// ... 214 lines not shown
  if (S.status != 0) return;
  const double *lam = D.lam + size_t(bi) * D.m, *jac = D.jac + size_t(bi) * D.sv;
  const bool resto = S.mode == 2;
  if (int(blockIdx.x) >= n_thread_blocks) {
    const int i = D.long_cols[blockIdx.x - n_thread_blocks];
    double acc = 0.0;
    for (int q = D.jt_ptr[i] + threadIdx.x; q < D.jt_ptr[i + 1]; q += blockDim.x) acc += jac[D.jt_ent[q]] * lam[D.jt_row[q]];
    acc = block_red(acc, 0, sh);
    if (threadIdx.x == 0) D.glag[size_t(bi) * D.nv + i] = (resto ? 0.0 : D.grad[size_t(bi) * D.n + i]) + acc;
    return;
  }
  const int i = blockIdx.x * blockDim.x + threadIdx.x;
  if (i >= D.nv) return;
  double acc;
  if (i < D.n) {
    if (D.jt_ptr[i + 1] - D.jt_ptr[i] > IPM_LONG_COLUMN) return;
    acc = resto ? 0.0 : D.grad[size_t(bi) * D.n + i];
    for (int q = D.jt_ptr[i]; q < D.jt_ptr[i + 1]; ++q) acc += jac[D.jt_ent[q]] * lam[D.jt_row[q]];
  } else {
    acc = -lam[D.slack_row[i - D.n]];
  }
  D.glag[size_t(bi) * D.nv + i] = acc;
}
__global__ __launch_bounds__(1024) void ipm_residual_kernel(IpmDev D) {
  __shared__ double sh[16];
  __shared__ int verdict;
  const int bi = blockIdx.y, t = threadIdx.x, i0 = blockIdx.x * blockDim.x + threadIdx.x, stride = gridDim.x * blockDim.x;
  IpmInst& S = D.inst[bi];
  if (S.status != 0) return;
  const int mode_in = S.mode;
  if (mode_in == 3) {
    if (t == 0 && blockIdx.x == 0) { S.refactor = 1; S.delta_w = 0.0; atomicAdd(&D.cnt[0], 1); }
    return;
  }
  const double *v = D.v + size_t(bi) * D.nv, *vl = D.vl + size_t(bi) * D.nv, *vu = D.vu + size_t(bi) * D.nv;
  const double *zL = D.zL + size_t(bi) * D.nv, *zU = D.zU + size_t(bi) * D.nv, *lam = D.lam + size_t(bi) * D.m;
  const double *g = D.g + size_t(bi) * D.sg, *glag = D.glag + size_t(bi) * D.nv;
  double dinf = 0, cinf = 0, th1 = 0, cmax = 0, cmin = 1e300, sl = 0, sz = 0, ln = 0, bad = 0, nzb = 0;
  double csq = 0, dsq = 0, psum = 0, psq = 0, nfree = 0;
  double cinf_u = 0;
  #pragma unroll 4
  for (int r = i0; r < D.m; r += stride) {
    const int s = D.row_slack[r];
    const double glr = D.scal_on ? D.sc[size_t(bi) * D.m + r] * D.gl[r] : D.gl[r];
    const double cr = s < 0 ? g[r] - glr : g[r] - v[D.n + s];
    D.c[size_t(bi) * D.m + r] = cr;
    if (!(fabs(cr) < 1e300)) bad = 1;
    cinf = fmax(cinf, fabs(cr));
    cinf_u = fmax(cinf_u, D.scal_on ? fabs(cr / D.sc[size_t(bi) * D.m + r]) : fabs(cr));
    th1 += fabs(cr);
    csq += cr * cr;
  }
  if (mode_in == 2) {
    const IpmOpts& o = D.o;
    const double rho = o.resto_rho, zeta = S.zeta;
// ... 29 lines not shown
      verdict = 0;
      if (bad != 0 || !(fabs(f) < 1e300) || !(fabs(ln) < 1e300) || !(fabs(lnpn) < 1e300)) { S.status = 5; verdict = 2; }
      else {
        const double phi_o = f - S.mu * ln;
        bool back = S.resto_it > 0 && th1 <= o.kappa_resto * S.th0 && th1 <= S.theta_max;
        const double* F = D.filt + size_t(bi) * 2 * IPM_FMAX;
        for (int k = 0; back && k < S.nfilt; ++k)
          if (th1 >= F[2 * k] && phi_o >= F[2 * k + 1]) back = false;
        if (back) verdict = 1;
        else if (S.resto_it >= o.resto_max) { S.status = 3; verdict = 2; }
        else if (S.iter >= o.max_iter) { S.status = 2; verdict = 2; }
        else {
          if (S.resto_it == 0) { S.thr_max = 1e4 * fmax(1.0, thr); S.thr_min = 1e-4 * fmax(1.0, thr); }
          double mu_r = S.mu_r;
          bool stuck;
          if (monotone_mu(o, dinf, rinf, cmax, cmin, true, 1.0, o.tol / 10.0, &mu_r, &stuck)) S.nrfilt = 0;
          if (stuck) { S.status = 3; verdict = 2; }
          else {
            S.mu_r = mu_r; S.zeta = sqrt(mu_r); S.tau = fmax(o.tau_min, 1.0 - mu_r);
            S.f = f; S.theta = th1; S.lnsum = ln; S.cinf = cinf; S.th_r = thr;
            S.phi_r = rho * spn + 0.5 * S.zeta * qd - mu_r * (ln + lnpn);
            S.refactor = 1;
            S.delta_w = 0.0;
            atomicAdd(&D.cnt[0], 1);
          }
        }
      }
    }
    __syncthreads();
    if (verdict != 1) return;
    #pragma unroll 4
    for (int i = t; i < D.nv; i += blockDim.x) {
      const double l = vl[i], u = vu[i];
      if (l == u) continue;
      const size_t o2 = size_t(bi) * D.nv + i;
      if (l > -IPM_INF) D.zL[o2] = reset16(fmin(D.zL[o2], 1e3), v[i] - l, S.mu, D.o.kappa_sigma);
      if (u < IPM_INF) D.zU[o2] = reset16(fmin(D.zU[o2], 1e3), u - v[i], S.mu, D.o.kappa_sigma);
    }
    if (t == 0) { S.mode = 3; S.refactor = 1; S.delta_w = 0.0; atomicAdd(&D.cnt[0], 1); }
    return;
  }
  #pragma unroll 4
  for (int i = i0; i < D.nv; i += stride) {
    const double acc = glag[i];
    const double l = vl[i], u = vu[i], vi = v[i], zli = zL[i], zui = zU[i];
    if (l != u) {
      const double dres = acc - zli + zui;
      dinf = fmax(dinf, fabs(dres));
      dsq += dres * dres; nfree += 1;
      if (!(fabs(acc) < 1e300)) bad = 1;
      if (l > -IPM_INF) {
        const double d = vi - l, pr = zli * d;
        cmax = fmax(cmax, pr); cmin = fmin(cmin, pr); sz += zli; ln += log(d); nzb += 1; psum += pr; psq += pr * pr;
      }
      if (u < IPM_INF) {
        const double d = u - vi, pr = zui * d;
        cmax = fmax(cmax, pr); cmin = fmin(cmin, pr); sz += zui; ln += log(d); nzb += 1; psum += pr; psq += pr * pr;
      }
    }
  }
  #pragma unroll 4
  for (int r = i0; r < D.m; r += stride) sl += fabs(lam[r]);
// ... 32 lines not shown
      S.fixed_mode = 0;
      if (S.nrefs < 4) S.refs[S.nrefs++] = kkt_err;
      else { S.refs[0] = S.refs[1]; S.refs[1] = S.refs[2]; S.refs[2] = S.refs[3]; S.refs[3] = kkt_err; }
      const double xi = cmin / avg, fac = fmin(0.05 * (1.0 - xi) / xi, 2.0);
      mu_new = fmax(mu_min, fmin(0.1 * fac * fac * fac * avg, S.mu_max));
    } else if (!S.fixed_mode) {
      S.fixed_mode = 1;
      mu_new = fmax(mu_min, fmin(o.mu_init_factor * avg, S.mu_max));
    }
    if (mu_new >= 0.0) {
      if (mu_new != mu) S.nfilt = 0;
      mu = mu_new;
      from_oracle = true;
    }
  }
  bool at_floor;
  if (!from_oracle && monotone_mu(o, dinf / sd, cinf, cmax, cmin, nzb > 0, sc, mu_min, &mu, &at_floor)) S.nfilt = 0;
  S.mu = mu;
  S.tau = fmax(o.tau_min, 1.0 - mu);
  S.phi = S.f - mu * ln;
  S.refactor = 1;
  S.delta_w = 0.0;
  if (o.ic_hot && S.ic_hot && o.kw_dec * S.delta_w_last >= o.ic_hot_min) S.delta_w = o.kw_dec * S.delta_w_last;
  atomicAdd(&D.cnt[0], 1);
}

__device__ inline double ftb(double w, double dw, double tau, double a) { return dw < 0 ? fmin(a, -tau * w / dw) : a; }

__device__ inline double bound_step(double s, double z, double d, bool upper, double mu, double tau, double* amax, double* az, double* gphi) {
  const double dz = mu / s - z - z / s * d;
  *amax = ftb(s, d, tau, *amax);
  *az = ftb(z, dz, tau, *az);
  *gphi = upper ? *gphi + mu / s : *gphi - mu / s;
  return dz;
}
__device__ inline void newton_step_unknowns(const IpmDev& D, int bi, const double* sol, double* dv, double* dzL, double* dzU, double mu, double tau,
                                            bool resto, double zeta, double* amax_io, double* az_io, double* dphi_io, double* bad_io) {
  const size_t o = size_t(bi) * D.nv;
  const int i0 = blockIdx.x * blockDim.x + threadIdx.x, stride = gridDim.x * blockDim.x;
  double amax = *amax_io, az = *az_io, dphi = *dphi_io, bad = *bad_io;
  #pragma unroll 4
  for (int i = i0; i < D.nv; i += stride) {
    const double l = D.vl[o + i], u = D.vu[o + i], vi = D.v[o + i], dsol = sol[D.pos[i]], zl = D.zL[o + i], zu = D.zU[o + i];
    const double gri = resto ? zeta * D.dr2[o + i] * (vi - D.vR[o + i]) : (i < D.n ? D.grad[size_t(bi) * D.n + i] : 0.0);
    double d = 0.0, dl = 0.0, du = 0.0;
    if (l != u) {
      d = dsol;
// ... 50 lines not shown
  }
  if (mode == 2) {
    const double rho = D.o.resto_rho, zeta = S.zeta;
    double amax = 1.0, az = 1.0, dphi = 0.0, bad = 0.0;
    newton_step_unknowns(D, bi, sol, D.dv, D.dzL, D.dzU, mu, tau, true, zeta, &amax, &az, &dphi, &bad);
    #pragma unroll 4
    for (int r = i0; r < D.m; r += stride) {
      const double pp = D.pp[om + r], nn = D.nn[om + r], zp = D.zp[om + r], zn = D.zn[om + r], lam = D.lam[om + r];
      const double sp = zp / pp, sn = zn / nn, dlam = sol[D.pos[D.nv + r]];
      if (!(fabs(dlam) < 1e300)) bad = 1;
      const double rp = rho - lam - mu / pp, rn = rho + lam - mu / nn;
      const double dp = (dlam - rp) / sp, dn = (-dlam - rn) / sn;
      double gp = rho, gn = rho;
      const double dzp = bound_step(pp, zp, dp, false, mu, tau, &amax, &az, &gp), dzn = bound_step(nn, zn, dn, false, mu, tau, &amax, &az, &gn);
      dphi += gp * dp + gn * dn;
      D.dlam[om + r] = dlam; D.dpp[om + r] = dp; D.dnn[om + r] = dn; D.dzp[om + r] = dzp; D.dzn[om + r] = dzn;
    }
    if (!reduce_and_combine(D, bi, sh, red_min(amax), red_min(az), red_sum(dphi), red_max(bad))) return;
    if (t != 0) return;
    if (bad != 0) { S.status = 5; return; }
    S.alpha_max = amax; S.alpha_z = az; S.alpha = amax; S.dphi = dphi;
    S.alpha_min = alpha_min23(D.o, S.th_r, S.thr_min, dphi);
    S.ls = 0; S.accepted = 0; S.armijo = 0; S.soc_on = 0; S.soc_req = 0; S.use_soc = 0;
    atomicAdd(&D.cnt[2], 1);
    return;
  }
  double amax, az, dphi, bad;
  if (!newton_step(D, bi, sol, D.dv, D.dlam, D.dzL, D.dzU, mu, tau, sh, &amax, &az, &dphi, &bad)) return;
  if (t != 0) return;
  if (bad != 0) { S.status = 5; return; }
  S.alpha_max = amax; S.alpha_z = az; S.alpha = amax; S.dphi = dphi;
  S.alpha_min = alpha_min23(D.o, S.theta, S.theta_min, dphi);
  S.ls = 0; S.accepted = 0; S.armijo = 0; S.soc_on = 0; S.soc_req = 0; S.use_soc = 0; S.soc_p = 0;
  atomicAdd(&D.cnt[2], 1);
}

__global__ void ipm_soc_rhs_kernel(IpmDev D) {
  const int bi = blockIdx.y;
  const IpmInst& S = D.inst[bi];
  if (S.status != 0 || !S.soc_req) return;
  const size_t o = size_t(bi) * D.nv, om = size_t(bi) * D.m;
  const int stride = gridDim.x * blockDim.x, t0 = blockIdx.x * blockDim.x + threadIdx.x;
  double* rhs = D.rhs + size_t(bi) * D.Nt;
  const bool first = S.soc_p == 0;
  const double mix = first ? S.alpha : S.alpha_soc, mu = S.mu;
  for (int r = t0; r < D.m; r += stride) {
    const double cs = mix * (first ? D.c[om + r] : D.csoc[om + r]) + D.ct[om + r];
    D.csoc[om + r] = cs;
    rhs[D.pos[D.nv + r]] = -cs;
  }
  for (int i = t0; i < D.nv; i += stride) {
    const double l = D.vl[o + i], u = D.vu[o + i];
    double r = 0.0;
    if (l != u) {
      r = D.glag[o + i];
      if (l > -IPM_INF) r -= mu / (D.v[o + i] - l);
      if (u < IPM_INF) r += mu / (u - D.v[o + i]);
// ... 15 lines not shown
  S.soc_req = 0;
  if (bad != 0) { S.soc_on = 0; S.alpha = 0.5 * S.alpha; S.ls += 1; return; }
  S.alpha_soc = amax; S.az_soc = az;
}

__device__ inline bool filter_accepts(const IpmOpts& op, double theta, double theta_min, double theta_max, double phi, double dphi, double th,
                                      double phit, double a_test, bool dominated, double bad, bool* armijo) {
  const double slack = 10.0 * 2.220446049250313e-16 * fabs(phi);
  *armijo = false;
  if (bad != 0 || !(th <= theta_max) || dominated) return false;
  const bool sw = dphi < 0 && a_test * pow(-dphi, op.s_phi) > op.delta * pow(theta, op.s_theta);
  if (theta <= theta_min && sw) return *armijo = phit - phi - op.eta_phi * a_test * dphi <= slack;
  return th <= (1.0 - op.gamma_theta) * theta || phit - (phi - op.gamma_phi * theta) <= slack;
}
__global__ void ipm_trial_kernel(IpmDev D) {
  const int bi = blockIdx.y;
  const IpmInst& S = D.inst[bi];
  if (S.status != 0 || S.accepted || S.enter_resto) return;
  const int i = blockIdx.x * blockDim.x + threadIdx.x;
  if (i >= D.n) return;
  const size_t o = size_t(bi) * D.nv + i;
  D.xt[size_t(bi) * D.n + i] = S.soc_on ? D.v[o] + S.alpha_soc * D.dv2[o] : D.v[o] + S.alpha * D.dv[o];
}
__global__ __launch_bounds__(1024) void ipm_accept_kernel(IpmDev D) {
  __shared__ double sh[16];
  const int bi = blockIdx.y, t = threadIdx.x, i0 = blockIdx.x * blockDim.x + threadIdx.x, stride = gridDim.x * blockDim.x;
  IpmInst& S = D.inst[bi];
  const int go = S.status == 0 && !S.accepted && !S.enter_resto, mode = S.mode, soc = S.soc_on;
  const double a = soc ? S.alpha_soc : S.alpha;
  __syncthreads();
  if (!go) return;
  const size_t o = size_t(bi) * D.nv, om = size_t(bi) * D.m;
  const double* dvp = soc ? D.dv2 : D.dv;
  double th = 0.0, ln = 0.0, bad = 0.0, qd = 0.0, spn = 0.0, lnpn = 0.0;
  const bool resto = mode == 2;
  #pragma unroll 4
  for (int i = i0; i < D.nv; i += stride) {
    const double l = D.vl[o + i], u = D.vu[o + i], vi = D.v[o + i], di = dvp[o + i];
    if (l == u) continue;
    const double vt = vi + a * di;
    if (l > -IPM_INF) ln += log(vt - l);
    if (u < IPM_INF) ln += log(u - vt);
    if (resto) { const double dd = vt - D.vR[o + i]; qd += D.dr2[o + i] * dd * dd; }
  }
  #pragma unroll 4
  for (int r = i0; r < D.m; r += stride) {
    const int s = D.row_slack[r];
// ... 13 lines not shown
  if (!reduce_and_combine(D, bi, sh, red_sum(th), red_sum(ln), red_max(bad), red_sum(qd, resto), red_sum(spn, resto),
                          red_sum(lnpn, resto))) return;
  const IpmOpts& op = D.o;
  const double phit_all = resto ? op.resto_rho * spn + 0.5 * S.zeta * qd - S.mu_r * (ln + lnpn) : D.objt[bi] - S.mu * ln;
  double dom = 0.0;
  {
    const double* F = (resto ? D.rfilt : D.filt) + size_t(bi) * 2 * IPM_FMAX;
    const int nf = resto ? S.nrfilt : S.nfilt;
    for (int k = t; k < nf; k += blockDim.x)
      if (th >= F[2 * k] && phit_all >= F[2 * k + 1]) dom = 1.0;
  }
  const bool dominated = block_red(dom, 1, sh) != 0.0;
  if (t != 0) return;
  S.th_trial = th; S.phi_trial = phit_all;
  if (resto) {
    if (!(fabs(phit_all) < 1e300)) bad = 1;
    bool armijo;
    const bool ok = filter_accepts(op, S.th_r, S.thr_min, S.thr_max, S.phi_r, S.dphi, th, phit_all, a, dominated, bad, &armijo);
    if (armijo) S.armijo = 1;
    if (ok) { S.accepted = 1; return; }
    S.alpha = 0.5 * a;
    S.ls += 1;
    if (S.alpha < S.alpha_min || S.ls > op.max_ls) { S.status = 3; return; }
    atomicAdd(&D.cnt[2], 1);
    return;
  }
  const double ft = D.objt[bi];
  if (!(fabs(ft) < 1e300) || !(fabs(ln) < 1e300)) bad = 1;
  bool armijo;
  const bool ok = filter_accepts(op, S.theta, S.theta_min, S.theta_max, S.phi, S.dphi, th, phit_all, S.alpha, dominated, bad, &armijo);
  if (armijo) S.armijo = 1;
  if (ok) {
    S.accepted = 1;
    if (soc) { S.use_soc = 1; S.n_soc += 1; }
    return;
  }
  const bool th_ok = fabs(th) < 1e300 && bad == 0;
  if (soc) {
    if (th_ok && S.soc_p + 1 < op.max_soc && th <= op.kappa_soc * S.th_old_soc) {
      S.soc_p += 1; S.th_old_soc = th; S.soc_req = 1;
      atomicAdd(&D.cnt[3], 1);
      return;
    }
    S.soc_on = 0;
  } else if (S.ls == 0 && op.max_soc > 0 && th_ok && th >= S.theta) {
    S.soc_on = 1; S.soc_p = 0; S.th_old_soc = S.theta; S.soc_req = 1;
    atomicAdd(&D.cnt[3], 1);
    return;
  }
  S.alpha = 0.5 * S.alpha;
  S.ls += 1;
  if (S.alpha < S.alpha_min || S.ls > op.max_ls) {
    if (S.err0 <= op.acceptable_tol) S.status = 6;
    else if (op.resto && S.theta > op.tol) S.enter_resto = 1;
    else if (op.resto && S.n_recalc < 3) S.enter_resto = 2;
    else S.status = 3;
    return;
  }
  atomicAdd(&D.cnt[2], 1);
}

==

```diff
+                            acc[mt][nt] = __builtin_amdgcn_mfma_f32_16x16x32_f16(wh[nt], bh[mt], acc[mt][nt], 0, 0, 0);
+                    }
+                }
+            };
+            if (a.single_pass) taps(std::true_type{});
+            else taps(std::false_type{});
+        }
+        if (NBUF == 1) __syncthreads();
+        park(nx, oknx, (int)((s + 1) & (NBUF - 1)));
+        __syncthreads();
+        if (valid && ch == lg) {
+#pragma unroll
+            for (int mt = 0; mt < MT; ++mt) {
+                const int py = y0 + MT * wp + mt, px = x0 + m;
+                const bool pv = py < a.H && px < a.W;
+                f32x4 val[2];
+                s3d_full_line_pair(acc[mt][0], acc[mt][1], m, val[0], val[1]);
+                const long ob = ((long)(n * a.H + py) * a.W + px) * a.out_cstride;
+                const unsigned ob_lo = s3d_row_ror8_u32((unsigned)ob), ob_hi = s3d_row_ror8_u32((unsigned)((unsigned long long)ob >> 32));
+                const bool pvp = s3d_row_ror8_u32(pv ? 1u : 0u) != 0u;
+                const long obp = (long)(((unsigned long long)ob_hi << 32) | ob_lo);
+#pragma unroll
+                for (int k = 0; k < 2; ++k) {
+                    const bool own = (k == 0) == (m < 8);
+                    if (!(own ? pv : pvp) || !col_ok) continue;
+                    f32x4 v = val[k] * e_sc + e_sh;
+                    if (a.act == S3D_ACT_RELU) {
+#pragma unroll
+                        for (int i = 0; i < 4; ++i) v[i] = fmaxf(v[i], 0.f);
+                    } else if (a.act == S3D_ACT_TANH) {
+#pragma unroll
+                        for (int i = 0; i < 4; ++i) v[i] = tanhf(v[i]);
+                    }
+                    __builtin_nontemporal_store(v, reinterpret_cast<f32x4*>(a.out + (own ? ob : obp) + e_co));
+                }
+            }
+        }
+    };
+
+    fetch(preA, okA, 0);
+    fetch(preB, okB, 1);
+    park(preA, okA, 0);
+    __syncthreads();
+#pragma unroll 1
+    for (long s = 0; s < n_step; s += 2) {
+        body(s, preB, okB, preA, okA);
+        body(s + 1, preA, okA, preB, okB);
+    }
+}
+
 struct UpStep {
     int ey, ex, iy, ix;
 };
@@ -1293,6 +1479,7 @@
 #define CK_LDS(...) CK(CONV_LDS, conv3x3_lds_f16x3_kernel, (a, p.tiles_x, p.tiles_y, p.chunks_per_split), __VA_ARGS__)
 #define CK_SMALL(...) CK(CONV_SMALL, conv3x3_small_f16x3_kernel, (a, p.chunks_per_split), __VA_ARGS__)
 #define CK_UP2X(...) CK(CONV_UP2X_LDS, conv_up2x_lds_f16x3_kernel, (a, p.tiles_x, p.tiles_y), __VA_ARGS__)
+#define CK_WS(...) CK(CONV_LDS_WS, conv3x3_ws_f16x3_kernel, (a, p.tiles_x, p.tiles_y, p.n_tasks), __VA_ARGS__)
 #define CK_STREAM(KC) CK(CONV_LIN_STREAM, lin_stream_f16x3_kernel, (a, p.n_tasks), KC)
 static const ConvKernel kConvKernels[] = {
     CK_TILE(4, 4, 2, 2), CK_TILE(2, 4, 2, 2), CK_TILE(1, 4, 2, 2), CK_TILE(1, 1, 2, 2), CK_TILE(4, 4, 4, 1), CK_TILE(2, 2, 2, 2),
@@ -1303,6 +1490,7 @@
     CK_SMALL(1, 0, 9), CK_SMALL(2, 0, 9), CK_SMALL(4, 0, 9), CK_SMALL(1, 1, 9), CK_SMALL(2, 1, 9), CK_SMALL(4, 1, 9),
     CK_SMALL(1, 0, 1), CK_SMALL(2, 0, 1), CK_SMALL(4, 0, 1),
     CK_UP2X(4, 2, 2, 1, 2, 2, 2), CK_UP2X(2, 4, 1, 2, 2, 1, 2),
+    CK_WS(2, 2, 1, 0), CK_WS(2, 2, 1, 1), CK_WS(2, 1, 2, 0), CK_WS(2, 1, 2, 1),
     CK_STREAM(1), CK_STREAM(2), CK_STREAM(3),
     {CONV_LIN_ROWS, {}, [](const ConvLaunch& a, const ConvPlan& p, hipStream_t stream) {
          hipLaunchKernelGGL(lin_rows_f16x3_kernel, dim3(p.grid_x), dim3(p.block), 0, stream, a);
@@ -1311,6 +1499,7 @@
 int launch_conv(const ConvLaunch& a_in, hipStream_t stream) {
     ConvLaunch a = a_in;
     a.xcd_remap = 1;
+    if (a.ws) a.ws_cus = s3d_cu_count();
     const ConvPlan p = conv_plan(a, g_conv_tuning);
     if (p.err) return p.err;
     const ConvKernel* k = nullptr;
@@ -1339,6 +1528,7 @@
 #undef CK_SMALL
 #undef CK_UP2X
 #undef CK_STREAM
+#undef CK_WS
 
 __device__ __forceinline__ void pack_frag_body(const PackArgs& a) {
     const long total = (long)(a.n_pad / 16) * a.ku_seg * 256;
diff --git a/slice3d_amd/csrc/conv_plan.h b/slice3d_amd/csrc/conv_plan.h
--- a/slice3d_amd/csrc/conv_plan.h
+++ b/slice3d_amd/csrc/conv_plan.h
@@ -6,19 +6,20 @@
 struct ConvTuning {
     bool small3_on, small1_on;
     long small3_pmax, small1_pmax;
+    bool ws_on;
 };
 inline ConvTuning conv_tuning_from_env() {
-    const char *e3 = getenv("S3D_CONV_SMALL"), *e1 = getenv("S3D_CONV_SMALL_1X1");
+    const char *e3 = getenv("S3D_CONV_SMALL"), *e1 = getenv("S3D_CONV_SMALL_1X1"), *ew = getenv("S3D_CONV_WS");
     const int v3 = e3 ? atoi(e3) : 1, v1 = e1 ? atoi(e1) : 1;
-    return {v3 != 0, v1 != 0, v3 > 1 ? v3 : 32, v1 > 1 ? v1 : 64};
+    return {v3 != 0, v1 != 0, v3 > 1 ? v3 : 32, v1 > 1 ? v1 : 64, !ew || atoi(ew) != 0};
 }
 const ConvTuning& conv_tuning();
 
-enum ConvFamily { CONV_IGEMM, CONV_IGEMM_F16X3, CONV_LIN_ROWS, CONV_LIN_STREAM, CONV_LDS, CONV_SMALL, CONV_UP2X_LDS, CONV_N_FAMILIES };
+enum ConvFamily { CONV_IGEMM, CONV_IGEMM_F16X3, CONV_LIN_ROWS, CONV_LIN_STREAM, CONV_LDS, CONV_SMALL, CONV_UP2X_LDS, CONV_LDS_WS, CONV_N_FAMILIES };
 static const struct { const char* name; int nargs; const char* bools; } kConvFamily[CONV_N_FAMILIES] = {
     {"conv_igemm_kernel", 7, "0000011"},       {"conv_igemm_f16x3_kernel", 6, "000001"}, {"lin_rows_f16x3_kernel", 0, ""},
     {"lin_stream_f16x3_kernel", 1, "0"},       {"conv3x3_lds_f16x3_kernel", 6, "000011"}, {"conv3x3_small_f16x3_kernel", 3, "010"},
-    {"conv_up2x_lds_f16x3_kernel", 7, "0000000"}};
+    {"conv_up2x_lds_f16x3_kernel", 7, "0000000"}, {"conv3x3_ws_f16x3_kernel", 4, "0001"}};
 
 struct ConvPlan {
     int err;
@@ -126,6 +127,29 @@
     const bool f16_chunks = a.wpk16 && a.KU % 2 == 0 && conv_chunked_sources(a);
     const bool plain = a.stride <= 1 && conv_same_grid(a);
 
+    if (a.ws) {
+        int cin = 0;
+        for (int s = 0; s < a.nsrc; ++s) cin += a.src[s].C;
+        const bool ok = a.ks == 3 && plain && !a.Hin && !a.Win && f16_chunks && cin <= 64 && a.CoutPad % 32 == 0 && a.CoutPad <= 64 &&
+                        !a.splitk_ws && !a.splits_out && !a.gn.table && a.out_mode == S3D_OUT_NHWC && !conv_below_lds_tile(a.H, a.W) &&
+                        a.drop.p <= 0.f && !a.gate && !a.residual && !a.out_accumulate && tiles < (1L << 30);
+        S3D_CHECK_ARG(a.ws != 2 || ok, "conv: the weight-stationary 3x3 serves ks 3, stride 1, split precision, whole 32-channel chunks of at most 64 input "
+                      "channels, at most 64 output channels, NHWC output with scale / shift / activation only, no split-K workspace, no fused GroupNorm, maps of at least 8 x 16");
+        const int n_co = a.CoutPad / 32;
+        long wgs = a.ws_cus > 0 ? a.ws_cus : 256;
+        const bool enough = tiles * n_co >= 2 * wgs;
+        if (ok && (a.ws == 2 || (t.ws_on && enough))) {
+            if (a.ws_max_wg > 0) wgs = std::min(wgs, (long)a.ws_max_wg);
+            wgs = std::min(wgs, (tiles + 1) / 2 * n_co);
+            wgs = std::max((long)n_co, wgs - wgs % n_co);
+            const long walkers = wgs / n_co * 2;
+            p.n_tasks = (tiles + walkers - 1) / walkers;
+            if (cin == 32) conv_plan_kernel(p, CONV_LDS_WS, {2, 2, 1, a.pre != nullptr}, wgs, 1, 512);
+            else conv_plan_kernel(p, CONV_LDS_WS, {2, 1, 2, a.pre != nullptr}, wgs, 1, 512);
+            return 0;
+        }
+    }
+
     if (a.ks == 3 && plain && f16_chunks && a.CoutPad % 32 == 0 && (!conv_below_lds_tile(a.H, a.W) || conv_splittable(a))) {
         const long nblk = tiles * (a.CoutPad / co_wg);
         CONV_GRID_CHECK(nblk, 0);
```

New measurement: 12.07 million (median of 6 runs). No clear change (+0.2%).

| TASK OBJECTIVE |
Copy word for word the stretch of entries above from the line that has "214 lines not shown" through the line that has "double acc = 0.0;", both ends included, and nothing outside it.

| RESPONSE TO THIS TASK |
// ... 214 lines not shown
  if (S.status != 0) return;
  const double *lam = D.lam + size_t(bi) * D.m, *jac = D.jac + size_t(bi) * D.sv;
  const bool resto = S.mode == 2;
  if (int(blockIdx.x) >= n_thread_blocks) {
    const int i = D.long_cols[blockIdx.x - n_thread_blocks];
    double acc = 0.0;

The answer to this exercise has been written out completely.